Farid stayed in the gym at the Westwood Recreation Center, a temporary shelter where community members dropped off blankets, clothes, water, pizza and pet supplies for residents fleeing the fires.
Volunteers like Jeff Harris showed up at the temporary shelter — in his case, towing his Feisty Fish Poke food truck, which he set up and began serving food to those coping with the disaster.
“I’m just here to help,” said Harris.
Farid is not the only Pacific Palisades resident who escaped with the clothes on their backs.
A man who asked to be identified only by his first name, Brian, does not plan to evacuate his apartment. That plan changed when he observed the traffic building on Palisades Drive and people walking on the Pacific Coast Highway with their luggage and he observed the approaching fire.
“Right across from us, the fire started going up the hill,” said Brian, who spent the night sleeping in his car before seeking shelter.
A volunteer offered Brian a change of clothes — a sweatshirt with the Laughing Man logo.
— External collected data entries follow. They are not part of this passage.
+    const int iters = so->iters + 1;
+    const double prev_mse = so->prev_mse;
+    const double v = unfix(raw - (k16 == 15 ? off_d : off), k16 == 15 ? FIX_SHIFT_D2 : FIX_SHIFT) / (double)n;
+    const double mp0 = wv_read(v, 0), mp1 = wv_read(v, 1), mp2 = wv_read(v, 2), mq0 = wv_read(v, 3), mq1 = wv_read(v, 4), mq2 = wv_read(v, 5);
+    const double mse = wv_read(v, 15);
+    const int sa = k16 < 9 ? 0 : (k16 < 12 ? 1 : 2), sb = (k16 - 6) - 3 * sa;
+    const float sig = (float)(v - (sa == 0 ? mq0 : (sa == 1 ? mq1 : mq2)) * (sb == 0 ? mp0 : (sb == 1 ? mp1 : mp2)));
+    float sigma[3][3];
+#pragma unroll
+    for (int a = 0; a < 3; ++a)
+#pragma unroll
+        for (int b = 0; b < 3; ++b) sigma[a][b] = wv_read(sig, 6 + 3 * a + b);
+    float scale = 0.f;
+#pragma unroll
+    for (int i = 0; i < 3; ++i)
+#pragma unroll
+        for (int j = 0; j < 3; ++j) scale = fmaxf(scale, fabsf(sigma[i][j]));
+    if (scale == 0.f) scale = 1.f;
+    const float wl = sig / scale;
+    float W[3][3];
+#pragma unroll
+    for (int i = 0; i < 3; ++i)
+#pragma unroll
+        for (int j = 0; j < 3; ++j) W[i][j] = wv_read(wl, 6 + 3 * i + j);
+    const bool is_v = lane >= 16;
+    const int e = lane & 15, row = e < 3 ? 0 : (e < 6 ? 1 : 2), col = e - 3 * row;
+    float uv = row == col ? 1.f : 0.f;
+    bool finished = false;
+    for (int sweep = 0; sweep < 64 && !finished; ++sweep) {
+        finished = true;
+        wv_jacobi_pq<1, 0>(W, uv, col, is_v, finished);
+        wv_jacobi_pq<2, 0>(W, uv, col, is_v, finished);
+        wv_jacobi_pq<2, 1>(W, uv, col, is_v, finished);
+    }
+    float S[3];
+#pragma unroll
+    for (int i = 0; i < 3; ++i) S[i] = fabsf(W[i][i]);
+    {
+        const float wd = col == 0 ? W[0][0] : (col == 1 ? W[1][1] : W[2][2]);
+        const float a = fabsf(wd);
+        const float f = wd / a;
+        if (!is_v && a != 0.f) uv *= f;
+    }
+    float U[3][3], V[3][3];
+#pragma unroll
+    for (int r = 0; r < 3; ++r)
+#pragma unroll
+        for (int c = 0; c < 3; ++c) { U[r][c] = wv_read(uv, 3 * r + c); V[r][c] = wv_read(uv, 16 + 3 * r + c); }
+#define CD_SWAP_COLS(a, b)                                                  \
+    {                                                                       \
+        float t_ = S[a]; S[a] = S[b]; S[b] = t_;                            \
+        _Pragma("unroll") for (int r = 0; r < 3; ++r) {                     \
+            t_ = U[r][a]; U[r][a] = U[r][b]; U[r][b] = t_;                  \
+            t_ = V[r][a]; V[r][a] = V[r][b]; V[r][b] = t_;                  \
+        }                                                                   \
+    }
+    {
+        int pos = 0;
+        float mxv = S[0];
+        if (S[1] > mxv) { mxv = S[1]; pos = 1; }
+        if (S[2] > mxv) { mxv = S[2]; pos = 2; }
+        if (mxv != 0.f) {
+            if (pos == 1) CD_SWAP_COLS(0, 1)
+            else if (pos == 2) CD_SWAP_COLS(0, 2)
+            if (S[2] > S[1]) CD_SWAP_COLS(1, 2)
+        }
+    }
+#undef CD_SWAP_COLS
+#pragma unroll
+    for (int i = 0; i < 3; ++i) S[i] *= scale;
+    float sd[3] = {1.f, 1.f, 1.f};
+    if (det3(sigma) < 0.f) sd[2] = -1.f;
+    int rank = 0;
+#pragma unroll
+    for (int i = 0; i < 3; ++i)
+        if (!(fabsf(S[i]) <= fabsf(S[0]) * 1e-5f)) ++rank;
+    if (rank == 2) {
+        sd[0] = 1.f; sd[1] = 1.f;
+        sd[2] = (det3(U) * det3(V) > 0.f) ? 1.f : -1.f;
+    }
+    float R[3][3];
+#pragma unroll
+    for (int i = 0; i < 3; ++i)
+#pragma unroll
+        for (int j = 0; j < 3; ++j)
+            R[i][j] = ((U[i][0] * sd[0]) * V[j][0] + (U[i][1] * sd[1]) * V[j][1]) + (U[i][2] * sd[2]) * V[j][2];
+    const float mpf[3] = {(float)mp0, (float)mp1, (float)mp2};
+    const float mqf[3] = {(float)mq0, (float)mq1, (float)mq2};
+    float Tn[16];
+#pragma unroll
+    for (int i = 0; i < 3; ++i) {
+#pragma unroll
+        for (int j = 0; j < 3; ++j) Tn[4 * i + j] = R[i][j];
+        Tn[4 * i + 3] = mqf[i] - ((R[i][0] * mpf[0] + R[i][1] * mpf[1]) + R[i][2] * mpf[2]);
+    }
+    Tn[12] = Tn[13] = Tn[14] = 0.f;
+    Tn[15] = 1.f;
+    const float r0 = ti == 0 ? Tn[0] : (ti == 1 ? Tn[4] : (ti == 2 ? Tn[8] : Tn[12]));
+    const float r1 = ti == 0 ? Tn[1] : (ti == 1 ? Tn[5] : (ti == 2 ? Tn[9] : Tn[13]));
+    const float r2 = ti == 0 ? Tn[2] : (ti == 1 ? Tn[6] : (ti == 2 ? Tn[10] : Tn[14]));
+    const float r3 = ti == 0 ? Tn[3] : (ti == 1 ? Tn[7] : (ti == 2 ? Tn[11] : Tn[15]));
+    const float tf = ((r0 * tf0 + r1 * tf1) + r2 * tf2) + r3 * tf3;
+    int done = 0;
+    double new_prev = prev_mse;
+    if (iters >= prm.max_iter) {
+        done = 1;
+    } else {
+        const double cos_angle = 0.5 * (double)(((Tn[0] + Tn[5]) + Tn[10]) - 1.0f);
+        const double translation_sqr = (double)((Tn[3] * Tn[3] + Tn[7] * Tn[7]) + Tn[11] * Tn[11]);
+        if (cos_angle >= prm.rot_thr && translation_sqr <= prm.trans_eps) {
+            done = 1;
+        } else {
+            if (fabs(mse - prev_mse) < prm.abs_mse) done = 1;
+            else if (fabs(mse - prev_mse) / prev_mse < prm.rel_mse) done = 1;
+            new_prev = mse;
+        }
+    }
+    if (lane < 16) {
+        so->Tfinal[lane] = tf;
+        A[lane] = 0ull;
+    }
+    if (lane == 0) {
+#pragma unroll
+        for (int i = 0; i < 16; ++i) so->T[i] = Tn[i];
+        so->iters = iters;
+        so->prev_mse = new_prev;
+    }
+    return done;
+}
+
+}
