## Repack 5x5 pixel-shuffle weights to skip zero MFMA slabs and vectorize stores

Result: faster. 2659 (median of 6 runs) (+1.6%).

```diff
diff --git a/transformerupscaler_amd/csrc/conv3x3_c64.hip b/transformerupscaler_amd/csrc/conv3x3_c64.hip
--- a/transformerupscaler_amd/csrc/conv3x3_c64.hip
+++ b/transformerupscaler_amd/csrc/conv3x3_c64.hip
@@ -403,7 +403,10 @@
 }
 
 constexpr int R5_TW = 28, R5_HW = 32, R5_HH = TH + 4, R5_NPIX = R5_HH * R5_HW, R5_IN_BYTES = R5_NPIX * 128;
-constexpr int R5_W_BYTES = 5 * 64 * 128;
+constexpr int R5_NSLAB = 2 + 3 * 4 + 2, R5_W_BYTES = R5_NSLAB * 16 * 128;
+constexpr int r5_slab(int dy, int t) { return dy == 0 ? t : (dy == 4 ? 12 + t : 2 + (dy - 1) * 4 + t); }
+constexpr int r5_ntiles(int dy) { return (dy == 0 || dy == 4) ? 2 : 4; }
+constexpr int r5_tile0(int dy) { return dy == 4 ? 2 : 0; }
 
 __global__ __launch_bounds__(512, 2) void bra_rows_persistent_kernel(
     const bf16_t* __restrict__ x, const bf16_t* __restrict__ wp, const float* __restrict__ bias,
@@ -423,20 +426,19 @@
     const Dma dma(W, tid);
     auto prefetch_tile = [&](const TC& c) { dma.prefetch(x, c.b, c.ty * TH, c.tx * R5_TW, H, W, my_in, tup_zero_line); };
 
-    for (int idx = threadIdx.x; idx < 5 * 64 * 8; idx += 512) {
+    for (int idx = threadIdx.x; idx < R5_NSLAB * 16 * 8; idx += 512) {
         const int row = idx >> 3, c = idx & 7;
-        const int dy = row >> 6, t = (row >> 4) & 3, r16 = row & 15;
-        const int gg = r16 >> 2, sl = t * 4 + (r16 & 3);
+        const int slab = row >> 4, r16 = row & 15;
+        const int dy = slab < 2 ? 0 : (slab < 14 ? 1 + ((slab - 2) >> 2) : 4);
+        const int t = slab < 2 ? slab : (slab < 14 ? (slab - 2) & 3 : slab - 12);
+        const int ch = r16 >> 2, dx = (r16 & 3) + (t & 1);
         u32x4 v = u32x4{0u, 0u, 0u, 0u};
-        if (sl < 15) {
-            const int ch = sl / 5, dx = sl - ch * 5;
-            v = *reinterpret_cast<const u32x4*>(wp + ((size_t)((dy * 5 + dx) * 16 + ch * 4 + gg)) * 64 + c * 8);
-        }
+        if (ch < 3) v = *reinterpret_cast<const u32x4*>(wp + ((size_t)((dy * 5 + dx) * 16 + ch * 4 + t)) * 64 + c * 8);
         *reinterpret_cast<u32x4*>(w_lds + swz128(row, c)) = v;
     }
-    float bch[3];
-#pragma unroll
-    for (int ch = 0; ch < 3; ++ch) bch[ch] = bias ? bias[ch * 4 + g] : 0.f;
+    float bsp[4];
+#pragma unroll
+    for (int t = 0; t < 4; ++t) bsp[t] = (bias && g < 3) ? bias[g * 4 + t] : 0.f;
 
     const uint32_t pbase = lds_addr(my_in) + (uint32_t)(2 * wave * R5_HW * 128) + (uint32_t)swz128(p, g);
     const uint32_t wbase = lds_addr(w_lds) + (uint32_t)swz128(p, g);
@@ -451,14 +453,15 @@
                 const int off = ((j >> 1) + dy) * (R5_HW * 128) + (j & 1) * 2048;
                 pf[slot][j] = (step & 1) ? lds_read_b128_asm_off_x64(pbase, off) : lds_read_b128_asm_off(pbase, off);
             } else {
-                const int off = dy * 8192 + (j - 4) * 2048;
+                const int off = r5_slab(dy, r5_tile0(dy) + j - 4) * 2048;
                 wf[slot][j - 4] = (step & 1) ? lds_read_b128_asm_off_x64(wbase, off) : lds_read_b128_asm_off(wbase, off);
             }
         };
-#pragma unroll
-        for (int j = 0; j < 8; ++j) load_frag(0, 0, j);
-#pragma unroll
-        for (int j = 0; j < 8; ++j) load_frag(1, 1, j);
+        auto nfrag = [](int step) { return 4 + r5_ntiles(step >> 1); };
+#pragma unroll
+        for (int j = 0; j < nfrag(0); ++j) load_frag(0, 0, j);
+#pragma unroll
+        for (int j = 0; j < nfrag(1); ++j) load_frag(1, 1, j);
 #pragma unroll
         for (int rw = 0; rw < 2; ++rw)
 #pragma unroll
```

He declined, suggesting that a more appropriate slogan would read, “sad and in the dumps.”
Rick Cicetti, an actor with more than a dozen film and television credits, left his Santa Monica home with important documents and his beloved 19-year-old cat.
He said he has lived in Southern California for 42 years, but has never had a police officer knock on his door to order him to evacuate.
“When you see it on the news, or you see it five miles away in Malibu or whatever, it’s a lot different than when you’re told you’re next,” Cicetti said.
He said he was touched by the outpouring of compassion from people he met while traveling with author and coach Tony Robbins and who contacted him after learning of the fires.
“I get a little choked up just thinking about all the people from all over the world that have reached out to me,” Cicetti said.